Action item
Among the entries that follow, how many lines contain the string "brec"? Answer with that number only.

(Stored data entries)
template <int D, int M>
__global__ void gain_riccati_seq(const __grid_constant__ ModelF<D, M> mdl, GainWs ws, int T,
                                 int transition_first, int* __restrict__ bad_out, const uint8_t* __restrict__ tmask) {
    if (threadIdx.x != 0 || blockIdx.x != 0) return;
    const Mat<double, D, D> A = load_const<double, D, D>(mdl.A), P = load_const<double, D, D>(mdl.P);
    const Mat<double, M, D> B = load_const<double, M, D>(mdl.B);
    const Mat<double, M, M> Q = load_const<double, M, M>(mdl.Q);
    Mat<double, D, D> S = load_const<double, D, D>(mdl.S0);
    bool bad = false;
    for (int t = 0; t < T; ++t) {
        if (t > 0 || transition_first) {
            Mat<double, D, D> AS = mul(A, S);
            S = sym_mul_nt_add(AS, A, P);
        }
        store_d(ws.Sp + (size_t)t * D * D, S);
        if (!tmask || tmask[t] != 0) {
            Mat<double, M, D> BS = mul(B, S);
            Mat<double, M, M> Sinn = sym_mul_nt_add(BS, B, Q);
            Chol<double, M> ch = cholesky<double, M, false>(Sinn, bad);
            Mat<double, D, M> V = solve_right_Lt(transpose(BS), ch.L);
            S = sym_downdate(S, V);
        }
        store_d(ws.Sf + (size_t)t * D * D, S);
    }
    if (bad) atomicOr(bad_out, 1);
}

template <int D, int M>
__global__ void gain_tables(const __grid_constant__ ModelF<D, M> mdl, GainWs ws, int T,
                            int transition_first, int* __restrict__ bad_out, const uint8_t* __restrict__ tmask,
                            const float* __restrict__ useq) {
    const int t = blockIdx.x * blockDim.x + threadIdx.x;
    if (t >= T) return;
    using TB = Tab<D, M>;
    const Mat<double, D, D> A = load_const<double, D, D>(mdl.A);
    const Mat<double, M, D> B = load_const<double, M, D>(mdl.B);
    const Mat<double, M, M> Q = load_const<double, M, M>(mdl.Q);
    bool bad = false;
    const Mat<double, D, D> Sp = load_d<D, D>(ws.Sp + (size_t)t * D * D);
    const Mat<double, D, D> Sf = load_d<D, D>(ws.Sf + (size_t)t * D * D);
    {
        Mat<double, D, M> K;
        Mat<double, M, M> Li;
        double cconst = 0.0;
#pragma unroll
        for (int i = 0; i < D * M; ++i) K.a[i] = 0.0;
#pragma unroll
        for (int i = 0; i < M * M; ++i) Li.a[i] = 0.0;
        if (!tmask || tmask[t] != 0) {
            Mat<double, M, D> BS = mul(B, Sp);
            Mat<double, M, M> Sinn = sym_mul_nt_add(BS, B, Q);
            Chol<double, M> ch = cholesky<double, M, true>(Sinn, bad);
            Mat<double, D, M> V = solve_right_Lt(transpose(BS), ch.L);
            K = solve_right_L(V, ch.L);
#pragma unroll
            for (int j = 0; j < M; ++j) {
                Li(j, j) = ch.L(j, j);
#pragma unroll
                for (int i = j + 1; i < M; ++i) {
                    double sacc = 0.0;
#pragma unroll
                    for (int k = j; k < i; ++k) sacc -= ch.L(i, k) * Li(k, j);
                    Li(i, j) = sacc * ch.L(i, i);
                }
            }
            cconst = M * RXG_HALF_LOG_2PI - ch.neg_half_logdet;
        }
        Mat<double, D, D> IKB = identity<double, D>();
#pragma unroll
        for (int i = 0; i < D; ++i)
#pragma unroll
            for (int j = 0; j < D; ++j)
#pragma unroll
                for (int k = 0; k < M; ++k) IKB(i, j) -= K(i, k) * B(k, j);
        Mat<double, D, D> F = (t > 0 || transition_first) ? mul(IKB, A) : IKB;
        float* rec = ws.fwd + (size_t)t * TB::FWD_REC;
        store_f(rec + TB::F_OFF, F);
        store_f(rec + TB::K_OFF, K);
        store_f(rec + TB::LI_OFF, Li);
        rec[TB::C_OFF] = (float)cconst;
        Vec<double, D> uu, gf;
#pragma unroll
        for (int i = 0; i < D; ++i) uu(i) = (double)(useq ? useq[(size_t)t * D + i] : mdl.u[i]);
        gf = mulv(IKB, uu);
        if (!(t > 0 || transition_first)) {
#pragma unroll
            for (int i = 0; i < D; ++i) gf(i) = 0.0;
        }
        store_fv(rec + TB::GF_OFF, gf);
        store_f(ws.sf + (size_t)t * TB::SF_REC, Sf);
    }
    float* brec = ws.bwd + (size_t)t * TB::BWD_REC;
    Vec<double, D> gb;
#pragma unroll
    for (int i = 0; i < D; ++i) gb(i) = 0.0;
    if (t < T - 1) {
        const Mat<double, D, D> Sp1 = load_d<D, D>(ws.Sp + (size_t)(t + 1) * D * D);
        Chol<double, D> ch = cholesky<double, D, false>(Sp1, bad);
        Mat<double, D, D> AS = mul(A, Sf);
        Mat<double, D, D> U = solve_right_Lt(transpose(AS), ch.L);
        Mat<double, D, D> G = solve_right_L(U, ch.L);
        Mat<double, D, D> C = sym_downdate(Sf, U);
        Mat<double, D, D> E = identity<double, D>();
        Mat<double, D, D> GA = mul(G, A);
#pragma unroll
        for (int i = 0; i < D * D; ++i) E.a[i] -= GA.a[i];
        store_f(brec + TB::E_OFF, E);
        store_f(brec + TB::G_OFF, G);
        {
            Vec<double, D> uu;
#pragma unroll
            for (int i = 0; i < D; ++i) uu(i) = -(double)(useq ? useq[(size_t)(t + 1) * D + i] : mdl.u[i]);
            gb = mulv(G, uu);
        }
        store_d(ws.Cc + (size_t)t * D * D, C);
        store_d(ws.Gd + (size_t)t * D * D, G);
    } else {
        Mat<double, D, D> E = identity<double, D>();
        Mat<double, D, D> Z;
#pragma unroll
        for (int i = 0; i < D * D; ++i) Z.a[i] = 0.0;
        store_f(brec + TB::E_OFF, E);
        store_f(brec + TB::G_OFF, Z);
    }
    store_fv(brec + TB::GB_OFF, gb);
    if (bad) atomicOr(bad_out, 1);
}

template <int D, int M>
__global__ void gain_smooth_seq(GainWs ws, int T, float* cov_shared_out) {
    if (threadIdx.x != 0 || blockIdx.x != 0) return;
    using TB = Tab<D, M>;
    Mat<double, D, D> Ss = load_d<D, D>(ws.Sf + (size_t)(T - 1) * D * D);
    store_f(ws.bwd + (size_t)(T - 1) * TB::BWD_REC + TB::SS_OFF, Ss);
    if (cov_shared_out) store_f(cov_shared_out + (size_t)(T - 1) * D * D, Ss);
    for (int t = T - 2; t >= 0; --t) {
        const Mat<double, D, D> G = load_d<D, D>(ws.Gd + (size_t)t * D * D);
        const Mat<double, D, D> C = load_d<D, D>(ws.Cc + (size_t)t * D * D);
        Mat<double, D, D> GS = mul(G, Ss);
        Ss = sym_mul_nt_add(GS, G, C);
        store_f(ws.bwd + (size_t)t * TB::BWD_REC + TB::SS_OFF, Ss);
        if (cov_shared_out) store_f(cov_shared_out + (size_t)t * D * D, Ss);
    }
}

Written answer
6